Jean Cocteau (1889-1963), the fabulously multi-talented writer, artist and film maker, never officially recognized Le livre blanc as his work (he said he didn't want to upset his mother), but to anyone familiar with his poetics it is clearly his. He was concerned about his mother's humor because the topic of this book is growing up and living as a homosexual man. At the time, the nicest word used to describe homosexuals was invertis ( inverts ); homosexuality was not illegal in France (though inverts were strongly discriminated against), whereas it was still actively prosecuted in the lovely anglo-saxon world.
The first person narrator begins with his childhood, recounting a few unmistakable signs of his tendencies to "inversion". When puberty arrives, the jig is well and truly up: I'm not sure if French classrooms were quite so wild, but according to the narrator, "The classroom smelt of gas, chalk and sperm."(*) He falls in love with a more physically mature boy named Dargelos (a name readers of Cocteau will recognize, and whose description will also be recognized by those familiar with Cocteau's drawings). However, in this book Dargelos dies in consequence of a foolish swim in an icy Seine.(**)
In a sensitive, flexible prose Cocteau takes us through the life of a boy who cannot understand himself because he is unspeakable - he is presented with gargoylish images of himself, if the matter is even permitted to be brought up. (Though this side of the matter is largely passed over in this book.) How many such stories do we already know? Speaking for myself, probably hundreds.

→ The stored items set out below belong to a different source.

namespace q3a {
struct KnobEntry { const char* key; const char* env; std::atomic<int> Knobs::*field; };
static const KnobEntry kKnobTable[] = {
    {"gemm256_min_tiles", "Q3A_GEMM256_MIN_TILES", &Knobs::gemm256_min_tiles},
    {"gemm256_persist", "Q3A_GEMM256_PERSIST", &Knobs::gemm256_persist},
    {"gemm256_group_m", "Q3A_GEMM256_GROUP_M", &Knobs::gemm256_group_m},
    {"dattn_batched_min_wgs", "Q3A_DATTN_BATCHED_MIN_WGS", &Knobs::dattn_batched_min_wgs},
    {"decode_group_size", "Q3A_DECODE_GROUP", &Knobs::decode_group_size},
    {"decode_parallel_groups", "Q3A_DECODE_PARALLEL", &Knobs::decode_parallel_groups},
    {"fuse_qkrope", "Q3A_FUSE_QKROPE", &Knobs::fuse_qkrope},
    {"skinny_q", "Q3A_SKINNY_Q", &Knobs::skinny_q},
    {"eos_run_ahead", "Q3A_EOS_RUN_AHEAD", &Knobs::eos_run_ahead},
    {"skinny_glu_hp3", "Q3A_SKINNY_GLU_HP3", &Knobs::skinny_glu_hp3},
    {"lm_head_prune", "Q3A_LM_HEAD_PRUNE", &Knobs::lm_head_prune},
    {"layer_taps", "Q3A_DEBUG_LAYER_TAPS", &Knobs::layer_taps},
    {"poison_attn_partials", nullptr, &Knobs::poison_attn_partials},
};
Knobs& knobs() {
  static Knobs k;
  static std::once_flag once;
  std::call_once(once, [] {
    for (const KnobEntry& t : kKnobTable)
      if (const char* e = t.env ? getenv(t.env) : nullptr) (k.*t.field).store(atoi(e));
  });
  return k;
}
}

namespace {

struct Taps {
  std::map<std::string, DevBuf> bufs;  std::map<std::string, size_t> bytes;
  DevBuf& reserve(const char* name, size_t n) { DevBuf& t = bufs[name]; t.ensure(n); bytes[name] = n; return t; }
  static bool light(const char* name) { return strcmp(name, "dec_last_hidden") == 0 || strcmp(name, "head_in") == 0; }
  void copy(int level, hipStream_t s, const char* name, const void* ptr, size_t n) {
    if (!level || n == 0 || (level == 2 && !light(name))) return;
    HIPCHK(hipMemcpyAsync(reserve(name, n).p, ptr, n, hipMemcpyDeviceToDevice, s));
  }
};

struct StepView {
  const Dims& d; const ArenaLayout& L; const q3a_opts& opts;
  uint8_t* const& arena; const uint32_t& arena_flags; const hipStream_t& stream;
  const std::vector<hipStream_t>& chain_streams;
  const std::vector<hipEvent_t>& join_ev; const hipEvent_t& fork_ev; const int& n_cu; int* const& host_prog_dev;
  std::vector<ProfEvent>* const& prof; Taps& taps;
  const int8_t* const& lm_q; const float* const& lm_qs; const int& lm_q_cols;
  const int &B, &max_ctx, &max_new, &gsize, &live_nsplit_, &attn_nsplit, &min_P_, &part_stride, &beam_w_;
  const size_t& kv_layer_elems; const bool& head_logits_;
  const int &k_parallel_groups, &k_skinny_q, &k_dattn_batched_min_wgs, &k_skinny_glu_hp3, &k_lm_head_prune;
  const bool& logit_bias_on_;
  const bool& sampling_on_;
  const bool& repetition_on_;

  bool precise() const { return opts.precise != 0; }
  bool token_lp() const { return opts.token_logprobs != 0; }
  bool kv_f32() const { return opts.precise != 0; }
  size_t kv_elem() const { return kv_f32() ? 4 : 2; }
  int fast_math() const { return precise() ? 0 : 1; }
  template <typename T> const T* w(uint64_t off) const { return reinterpret_cast<const T*>(arena + off); }
  const float* wf(uint64_t off) const { return w<float>(off); }
  const uint16_t* wh(uint64_t off) const { return w<uint16_t>(off); }
};

struct DecodeStep : StepView {
  DevBuf kcache, vcache, x_dec, d_pos, next_tok, out_ids, step_count, done, s_ln, s_qkv, s_ctx, s_act, logits, part_val, part_idx;
  DevBuf part_sum, out_lp;
  DevBuf blk_lo, blk_hi;
  DevBuf prune_stats;
  DevBuf attn_pm, attn_pl, attn_po, nn_x, nn_ss;
  DevBuf rope_cur, rope_cos, rope_sin;
  DevBuf n_done, forced_tok;
  DevBuf beam_cand_val, beam_cand_idx, beam_part_max, beam_part_sum, beam_topk_ids, beam_topk_lp, beam_score, beam_finished, beam_parent, beam_token;
  DevBuf beam_feed, beam_hist_parent, beam_hist_token, beam_hist_lp, beam_state, beam_lo;
  DevBuf logit_bias;
  DevBuf samp_params, samp_max, samp_sum;
  DevBuf rep_params;
  DevBuf draft_accepted;
  template <class Self, class F> static void each_buf(Self& s, F&& f) {
    for (auto* b : {&s.kcache, &s.vcache, &s.x_dec, &s.d_pos, &s.next_tok, &s.out_ids, &s.step_count, &s.done, &s.s_ln, &s.s_qkv, &s.s_ctx, &s.s_act, &s.logits,
                    &s.part_val, &s.part_idx, &s.part_sum, &s.out_lp, &s.blk_lo, &s.blk_hi, &s.prune_stats, &s.attn_pm, &s.attn_pl, &s.attn_po, &s.nn_x, &s.nn_ss,
                    &s.rope_cur, &s.rope_cos, &s.rope_sin, &s.n_done, &s.forced_tok,
                    &s.beam_cand_val, &s.beam_cand_idx, &s.beam_part_max, &s.beam_part_sum, &s.beam_topk_ids, &s.beam_topk_lp, &s.beam_score, &s.beam_finished,
                    &s.beam_parent, &s.beam_token, &s.beam_feed, &s.beam_hist_parent, &s.beam_hist_token, &s.beam_hist_lp, &s.beam_state, &s.beam_lo,
                    &s.logit_bias, &s.samp_params, &s.samp_max, &s.samp_sum, &s.rep_params, &s.draft_accepted})
      f(*b);
  }

  void tap(const char* name, const void* ptr, size_t bytes) { taps.copy(opts.debug_taps, stream, name, ptr, bytes); }
  template <class F> void timed(int kclass, double bytes, F&& fn) {
    if (!prof) return fn();
    ProfEvent pe{kclass, bytes, nullptr, nullptr};
    HIPCHK(hipEventCreate(&pe.a));
    HIPCHK(hipEventCreate(&pe.b));
    HIPCHK(hipEventRecord(pe.a, stream));
    fn();
    HIPCHK(hipEventRecord(pe.b, stream));
    prof->push_back(pe);
  }

  void* kc_layer(int l) { return (uint8_t*)kcache.p + (size_t)l * kv_layer_elems * kv_elem(); }
  void* vc_layer(int l) { return (uint8_t*)vcache.p + (size_t)l * kv_layer_elems * kv_elem(); }

  LmHeadPruneArgs prune_args(const GemvArgs& g) {
    LmHeadPruneArgs pa{};
    pa.g = g; pa.Wq = lm_q; pa.qcols = lm_q_cols; pa.qs = lm_qs;
    pa.blk_lo = blk_lo.as<float>(); pa.blk_hi = blk_hi.as<float>(); pa.stats = prune_stats.as<int>();
    pa.logit_bias = g.bias != nullptr;
    return pa;
  }

  const float* head_bias() const { return logit_bias_on_ ? logit_bias.as<float>() : nullptr; }

  void run_head(int advance) {
    const int S = B, H = d.hidden, V = d.vocab;
    const float* const hb = head_bias();
    const bool sample = sampling_on_, repeat = repetition_on_, store = head_logits_ || sample || repeat;
    tap("head_in", x_dec.p, (size_t)S * H * 4);
    const double wbytes = 2.0 * V * H;
    int n_part = 0;
    const ArgmaxPartials part{part_val.as<float>(), part_idx.as<int>(), token_lp() ? part_sum.as<float>() : nullptr, part_stride};
    if (S <= kGemvMaxSeq) {
      GemvArgs g{};
      g.fast_math = fast_math();
      g.x = x_dec.as<float>(); g.ldx = H; g.rms_w = wf(L.final_norm); g.eps = d.rms_eps;
      g.W = wh(L.lm_head); g.N = V; g.K = H; g.mode = 3; g.out = logits.as<float>(); g.ldo = V;
      g.part = part; g.bias = hb;
      LmHeadPruneArgs pa{};
      const bool prunable = S == 1 && !precise() && lm_q_cols > 0 && (pa = prune_args(g), !lm_head_prune_check(pa));
      if (prunable && opts.debug_taps == 1) {
        DevBuf& t = taps.reserve("lm_head_bound", (size_t)V * 8);
        LmHeadPruneArgs pd = pa;
        pd.dbg = t.as<float>(); pd.stats = nullptr;
        KCHK(launch_lm_head_approx(pd, stream));
      }
      if (prunable && k_lm_head_prune && !store) {
        g.out = nullptr; pa.g.out = nullptr;
        n_part = lm_head_rescore_groups(g, n_cu);
        timed(Q3A_KC_GEMV_LM_HEAD, (double)V * lm_q_cols, [&] { KCHK(launch_lm_head_approx(pa, stream)); });
        timed(Q3A_KC_ARGMAX, 0, [&] { KCHK(launch_lm_head_rescore(pa, n_part, stream)); });
      } else {
        n_part = gemv_blocks(g);
        timed(Q3A_KC_GEMV_LM_HEAD, wbytes, [&] { KCHK(launch_gemv(g, S, stream)); });
      }
    } else if (!precise()) {
      timed(Q3A_KC_NORM, 0, [&] { KCHK(launch_rmsnorm(x_dec.as<float>(), wf(L.final_norm), s_ln.as<float>(), S, H, d.rms_eps, stream, s_ln.as<uint16_t>())); });
      GemmEpilogue ep; ep.out = logits.as<float>(); ep.ldo = V; ep.bias = hb;
      if (S <= 32 && V % 4 == 0 && H % 64 == 0 && part_stride >= (V + 63) / 64) {
        ep.part = part;
        if (!store) ep.out = nullptr;
        n_part = (V + 63) / 64;
        timed(Q3A_KC_GEMM, wbytes, [&] { KCHK(launch_gemm16(s_ln.as<uint16_t>(), H, wh(L.lm_head), S, V, H, ep, false, stream)); });
      } else {
        timed(Q3A_KC_GEMM, wbytes, [&] { KCHK(launch_gemm16(s_ln.as<uint16_t>(), H, wh(L.lm_head), S, V, H, ep, false, stream)); });
        n_part = 128;
        if (!repeat) timed(Q3A_KC_ARGMAX, 0, [&] { KCHK(launch_argmax_partials(logits.as<float>(), V, S, part, n_part, stream)); });
      }
    } else {
      timed(Q3A_KC_NORM, 0, [&] { KCHK(launch_rmsnorm(x_dec.as<float>(), wf(L.final_norm), s_ln.as<float>(), S, H, d.rms_eps, stream)); });
      timed(Q3A_KC_GEMM, wbytes, [&] { batched_proj(s_ln.as<float>(), H, wh(L.lm_head), V, H, hb, 0, logits.as<float>(), V, nullptr); });
      n_part = 128;
      if (!repeat) timed(Q3A_KC_ARGMAX, 0, [&] { KCHK(launch_argmax_partials(logits.as<float>(), V, S, part, n_part, stream)); });
    }
    if (repeat) n_part = enqueue_repetition(part, !sample);
// ... 42 lines not shown
  void enqueue_sample_logprob() {
    SampleLogprobArgs sl{};
    sl.logits = logits.as<float>(); sl.S = B; sl.V = d.vocab; sl.chunk_max = samp_max.as<float>(); sl.chunk_sum = samp_sum.as<float>();
    sl.next_tok = next_tok.as<int>(); sl.step_count = step_count.as<int>(); sl.out_lp = out_lp.as<float>(); sl.out_stride = max_new;
    timed(Q3A_KC_ARGMAX, 0, [&] { KCHK(launch_sample_logprob(sl, stream)); });
  }

  bool prenorm_path() const { return B > kGemvMaxSeq && !precise(); }
  bool skinny_q() const {
    auto whole = [](int K) { const int st = K / 32, per = (st + 7) / 8, unr = per <= 2 ? 2 : per <= 4 ? 4 : per <= 8 ? 8 : 12; return K % 256 == 0 && per % unr == 0; };
    return k_skinny_q != 0 && !precise() && d.hidden % 64 == 0 && whole(d.q_dim()) && whole(d.inter);
  }
  int nn_parts() const { return d.hidden / (skinny_q() ? 8 : 16); }
  int n_groups(int b) const { return b <= kGemvMaxSeq ? 1 : (b + gsize - 1) / gsize; }
  size_t nn_x_stride() const { return (size_t)32 * d.hidden; }
  size_t nn_ss_stride() const { return (size_t)nn_parts() * 32; }
  uint16_t* nn_x_g(int g) const { return nn_x.as<uint16_t>() + (size_t)g * nn_x_stride(); }
  float* nn_ss_g(int g) const { return nn_ss.as<float>() + (size_t)g * nn_ss_stride(); }
  float* s_ctx_g(int g) const { return s_ctx.as<float>() + (size_t)g * 32 * d.q_dim(); }
  float* s_act_g(int g) const { return s_act.as<float>() + (size_t)g * 32 * d.inter; }
  NextNormOut first_layer_norm_out() const {
    NextNormOut nn{};
    if (prenorm_path()) {
      nn.next_w = wf(L.dec[0].in_ln); nn.next_xw16f = nn_x.as<uint16_t>(); nn.next_ss = nn_ss.as<float>(); nn.nparts = nn_parts();
      nn.group_stride_x = (long)nn_x_stride(); nn.group_stride_ss = (long)nn_ss_stride(); nn.group_size = gsize;
    }
    return nn;
  }

  void batched_proj(const float* x, int ldx, const uint16_t* W, int N, int K, const float* bias, int mode, float* out,
                    int ldo, const float* resid) {
    const int S = B;
    if (S <= 32) {
      SkinnyArgs sk{};
      sk.fast_math = fast_math();
      sk.x = x; sk.ldx = ldx; sk.S = S; sk.W = W; sk.N = N; sk.K = K; sk.bias = bias; sk.mode = mode; sk.out = out; sk.ldo = ldo; sk.resid = resid;
      KCHK(launch_skinny(sk, precise(), stream));
    } else {
      GemmEpilogue ep; ep.out = out; ep.ldo = ldo; ep.bias = bias; ep.resid = (mode == 1) ? resid : nullptr;
      KCHK(launch_gemm(x, ldx, W, S, N, K, ep, mode == 2, precise(), stream));
    }
  }

  struct Proj {
    const uint16_t* W;
    int N, K;
    const float* bias;
    int mode;
    int kclass;
    double bytes;
  };
  struct LayerProjs { Proj qkv, o, gu, down; };
  LayerProjs layer_projs(int li) const {
    const DecLayerOff& l = L.dec[li];
    const int H = d.hidden, I = d.inter, QD = d.q_dim(), QKV = d.qkv_dim();
    auto proj = [&](uint64_t w_off, int N, int K, uint32_t bias_flag, uint64_t b_off, int mode, int kclass) {
      return Proj{wh(w_off), N, K, (arena_flags & bias_flag) ? wf(b_off) : nullptr, mode, kclass, 2.0 * N * K};
    };
    return {proj(l.qkv_w, QKV, H, kFlagDecQkvBias, l.qkv_b, 0, Q3A_KC_GEMV), proj(l.o_w, H, QD, kFlagDecOBias, l.o_b, 1, Q3A_KC_GEMV_O),
            proj(l.gu_w, 2 * I, H, kFlagDecMlpBias, l.gu_b, 2, Q3A_KC_GEMV), proj(l.down_w, H, I, kFlagDecMlpBias, l.down_b, 1, Q3A_KC_GEMV_DOWN)};
  }
  template <class Args> Args proj_args(const Proj& p) const {
    Args a{};
    a.fast_math = fast_math(); a.eps = d.rms_eps;
    a.W = p.W; a.N = p.N; a.K = p.K; a.ldx = p.K; a.bias = p.bias; a.mode = p.mode; a.ldo = p.mode == 2 ? p.N / 2 : p.N;
    return a;
  }
  GemvArgs gemv_args(const Proj& p) const { return proj_args<GemvArgs>(p); }
  SkinnyArgs skinny_args(const Proj& p, int S) const { SkinnyArgs k = proj_args<SkinnyArgs>(p); k.S = S; return k; }

  void decode_layer(int li, int grp, int s0, int S, hipStream_t ks) {
    const int H = d.hidden, QKV = d.qkv_dim();
    const bool gemv = B <= kGemvMaxSeq;
    const DecLayerOff& l = L.dec[li];
    const LayerProjs pj = layer_projs(li);
    float* const x = x_dec.as<float>() + (size_t)s0 * H;
    float* const qkv = s_qkv.as<float>() + (size_t)s0 * QKV;
    const size_t kv_seq = (size_t)d.n_kv * max_ctx * 128 * kv_elem();
    DecodeAttnArgs da{};
    da.qkv = qkv; da.pos = d_pos.as<int>() + s0; da.eps = d.rms_eps;
    da.rope_cur = rope_cur.as<float>() + (size_t)s0 * 128;
    da.pm = attn_pm.as<float>() + (size_t)s0 * d.n_q * attn_nsplit; da.pl = attn_pl.as<float>() + (size_t)s0 * d.n_q * attn_nsplit;
    da.po = attn_po.as<float>() + (size_t)s0 * d.n_q * attn_nsplit * 128; da.nsplit = live_nsplit_;
    da.n_q = d.n_q; da.n_kv = d.n_kv; da.max_ctx = max_ctx; da.scale_div = sqrtf((float)d.head_dim);
    da.q_norm = wf(l.q_norm); da.k_norm = wf(l.k_norm);
    da.kcache = (uint8_t*)kc_layer(li) + (size_t)s0 * kv_seq; da.vcache = (uint8_t*)vc_layer(li) + (size_t)s0 * kv_seq;
    if (gemv) {
      auto run = [&](const Proj& p, const GemvArgs& a) { timed(p.kclass, p.bytes, [&] { KCHK(launch_gemv(a, S, ks)); }); };
      GemvArgs g = gemv_args(pj.qkv);
      g.x = x; g.rms_w = wf(l.in_ln); g.out = qkv;
      run(pj.qkv, g);
      timed(Q3A_KC_DECODE_ATTN, 0, [&] { KCHK(launch_decode_attn(da, S, kv_f32(), ks)); });
      GemvArgs o = gemv_args(pj.o);
      if (std::min(S, 4) * d.n_q * live_nsplit_ <= GEMV_ATTN_MAX_TABLE) {
        o.attn_pm = da.pm; o.attn_pl = da.pl; o.attn_po = da.po;
        o.attn_nsplit = live_nsplit_; o.attn_heads = d.n_q; o.attn_fast_exp = fast_math();
      } else {
        timed(Q3A_KC_DECODE_ATTN, 0, [&] { KCHK(launch_attn_combine(da.pm, da.pl, da.po, live_nsplit_, S, d.n_q, s_ctx_g(grp), ks)); });
        o.x = s_ctx_g(grp);
      }
      o.out = x; o.resid = x;
      run(pj.o, o);
      GemvArgs u = gemv_args(pj.gu);
      u.x = x; u.rms_w = wf(l.post_ln); u.out = s_act_g(grp);
      run(pj.gu, u);
      GemvArgs dn = gemv_args(pj.down);
      dn.x = s_act_g(grp); dn.out = x; dn.resid = x;
      run(pj.down, dn);
      return;
    }
    const bool b16 = !precise(), pre = prenorm_path();
    uint16_t* const s_ctx16 = b16 ? reinterpret_cast<uint16_t*>(s_ctx_g(grp)) : nullptr;
    uint16_t* const s_act16 = b16 ? reinterpret_cast<uint16_t*>(s_act_g(grp)) : nullptr;
    auto run = [&](const Proj& p, const SkinnyArgs& a) { timed(Q3A_KC_GEMM, p.bytes, [&] { KCHK(launch_skinny(a, precise(), ks)); }); };
    auto from_residual = [&](SkinnyArgs& a, const float* norm_w) {
      a.x = x;
      if (pre) { a.xw16f = nn_x_g(grp); a.ss_parts = nn_ss_g(grp); a.ss_nparts = nn_parts(); }
      else a.rms_w = norm_w;
    };
    auto to_residual = [&](SkinnyArgs& a, const float* next_w) {
      a.out = x; a.resid = x;
      a.qsplit = b16 && skinny_q();
      if (pre && next_w) { a.next_w = next_w; a.next_xw16f = nn_x_g(grp); a.next_ss = nn_ss_g(grp); }
    };
    SkinnyArgs q = skinny_args(pj.qkv, S);
    from_residual(q, wf(l.in_ln));
    q.out = qkv;
    run(pj.qkv, q);
    if (S * d.n_kv >= k_dattn_batched_min_wgs) {
      if (b16) { da.out16 = s_ctx16; da.out_frag = 1; } else da.out = s_ctx_g(grp);
      da.trim_prologue = min_P_ < 2 * 128;
      timed(Q3A_KC_DECODE_ATTN, 0, [&] { KCHK(launch_decode_attn_batched(da, S, kv_f32(), ks)); });
    } else {
      timed(Q3A_KC_DECODE_ATTN, 0, [&] { KCHK(launch_decode_attn(da, S, kv_f32(), ks)); });
      timed(Q3A_KC_DECODE_ATTN, 0, [&] { KCHK(launch_attn_combine(da.pm, da.pl, da.po, live_nsplit_, S, d.n_q, s_ctx_g(grp), ks, s_ctx16, b16)); });
    }
    SkinnyArgs o = skinny_args(pj.o, S);
    o.x = s_ctx_g(grp); o.x16 = s_ctx16; o.x16_frag = b16;
    to_residual(o, wf(l.post_ln));
    run(pj.o, o);
    SkinnyArgs u = skinny_args(pj.gu, S);
    from_residual(u, wf(l.post_ln));
    u.out = s_act_g(grp); u.out16 = s_act16; u.out16_frag = b16;
    u.n_cu = n_cu;
    u.glu_hp3 = k_skinny_glu_hp3;
    run(pj.gu, u);
    SkinnyArgs dn = skinny_args(pj.down, S);
    dn.x = s_act_g(grp); dn.x16 = s_act16; dn.x16_frag = b16;
    to_residual(dn, li + 1 < d.dec_layers ? wf(L.dec[li + 1].in_ln) : nullptr);
    run(pj.down, dn);
  }

  bool forks() const { return n_groups(B) > 1 && !prof && k_parallel_groups != 0; }
  void enqueue_decode_step() {
    const int ng = n_groups(B);
    const bool chains = forks();
    if (chains) HIPCHK(hipEventRecord(fork_ev, stream));
    for (int g = 0; g < ng; ++g) {
      const int s0 = ng == 1 ? 0 : g * gsize;
      const int S = ng == 1 ? B : std::min(gsize, B - s0);
      hipStream_t ks = (chains && g > 0) ? chain_streams[g - 1] : stream;
      if (chains && g > 0) HIPCHK(hipStreamWaitEvent(ks, fork_ev, 0));
      for (int li = 0; li < d.dec_layers; ++li) decode_layer(li, g, s0, S, ks);
      if (chains && g > 0) {
        HIPCHK(hipEventRecord(join_ev[g - 1], ks));
        HIPCHK(hipStreamWaitEvent(stream, join_ev[g - 1], 0));
      }
    }
    run_head(1);
  }

  bool uses_key_splits() const {
    if (B <= kGemvMaxSeq) return true;
    const int ng = n_groups(B);
    const int smallest = ng == 1 ? B : std::min(gsize, B - (ng - 1) * gsize);
    return smallest * d.n_kv < k_dattn_batched_min_wgs;
  }

  void enqueue_step() {
    enqueue_decode_step();
    if (beam_w_ > 0) enqueue_beam_round();
  }
  void enqueue_beam_round() {
    const int W = beam_w_, S = B, U = B / W;
    BeamTopkArgs t{};
    t.logits = logits.as<float>(); t.S = S; t.V = d.vocab; t.W = W;
    t.cand_val = beam_cand_val.as<float>(); t.cand_idx = beam_cand_idx.as<int>();
    t.part_max = beam_part_max.as<float>(); t.part_sum = beam_part_sum.as<float>();
    t.out_ids = beam_topk_ids.as<int>(); t.out_lp = beam_topk_lp.as<float>();
    timed(Q3A_KC_ARGMAX, 0, [&] { KCHK(launch_beam_topk(t, stream)); });
    BeamAdvanceArgs a{};
    a.U = U; a.W = W; a.topk_ids = t.out_ids; a.topk_lp = t.out_lp;
    a.score = beam_score.as<float>(); a.finished = beam_finished.as<uint8_t>();
    a.parent = beam_parent.as<int>(); a.token = beam_token.as<int>(); a.feed = beam_feed.as<int>();
    a.hist_parent = beam_hist_parent.as<int>(); a.hist_token = beam_hist_token.as<int>(); a.hist_lp = beam_hist_lp.as<float>();
    a.hist_cap = max_new; a.state = beam_state.as<int>();
    a.pos = d_pos.as<int>(); a.lo = beam_lo.as<int>(); a.hi_bias = -1;
    a.host_progress = host_prog_dev + 2; a.eos0 = kEos0; a.eos1 = kEos1;
    timed(Q3A_KC_ARGMAX, 0, [&] { KCHK(launch_beam_advance(a, stream)); });
    KvReorderArgs r{};
    r.kcache = kcache.p; r.vcache = vcache.p; r.elem_bytes = (int)kv_elem(); r.layers = d.dec_layers; r.S = S; r.n_kv = d.n_kv; r.max_ctx = max_ctx;
    r.parent = a.parent; r.lo = a.lo; r.hi = a.pos; r.hi_bias = -1; r.all_done = a.state + BEAM_ST_ALL_DONE;
    timed(Q3A_KC_OTHER, 0, [&] { KCHK(launch_kv_reorder(r, stream)); });
    timed(Q3A_KC_OTHER, 0, [&] { enqueue_set_tokens(a.feed); });
  }
};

But the narrator's story is just a bit more complicated than the standard gay coming-of-age story. For example, he tries a mistress, Jeanne, who was simultaneously being kept by a wealthy Armenian (who knew about the narrator's relationship with Jeanne) and whom the narrator caught in bed with another woman... Also, he frequents another prostitute "for appearances" but is being shagged by her pimp... It gets even more complicated.
After the boy became a young man, there was apparently no limit to the opportunities for gay sex, particularly for a young man with money; the problem was finding love. Whether due to fate or bad luck, the narrator was doomed. But in one encounter he met a Dargelos-like sailor by whom he was absolutely smitten, and evidently so was the sailor by him. After a passionate night, the narrator walks away mumbling some nonsense to himself and never returns to his sobbing sailor. At this point at the latest, it became clear to me that this story is less of a tale about a gay human being and more of an anthropological study of all the ways a young, rich, gay stereotype can get into trouble.
The story told in this book is melodramatic, since it is told quickly and is full of what would appear to me as rather extreme situations, but it is entertaining. However, it seems to suggest that inverts must move from sexual encounter to sexual encounter and remain unhappy and unfulfilled.
And then he turns to God... Ah, but the Abbé he turns to for spiritual guidance, and with whom he exchanges elevated words, brings his thoughts to less spiritual matters. After a treacherous lover dies from a drug addiction and the brother of his new fiancée (the narrator is having an affair with the brother) shoots himself after a confrontation, the narrator considers withdrawing to a life of meditation in a monastery. Except that the young monk who takes him to the abbott reminds him of Dargelos. So the narrator "departs" and "withdraws from this society". Where to? No idea. The narrator concludes with noble words which ring very hollow in my ears.
So, Cocteau's "gay man" is, in the end, a pretentious aesthete who is constantly in heat. Still, that is much better than Proust's horrible, manipulative pervert Charlus. The story is entertaining, but it isn't much of a white paper. Don't worry, Cocteau wrote much better books than this!
(*) I recall the wonderful film "Zéro de conduite", by Jean Vigo, set at a time not much later than this book, so perhaps they really were that wild. No, that film was liberationist fantasy; of course, the Vichy government banned the movie. If you haven't seen it, try to find it. I love it. And "La guerre des boutons", too.
(**) This is the only book of Cocteau in which Dargelos dies.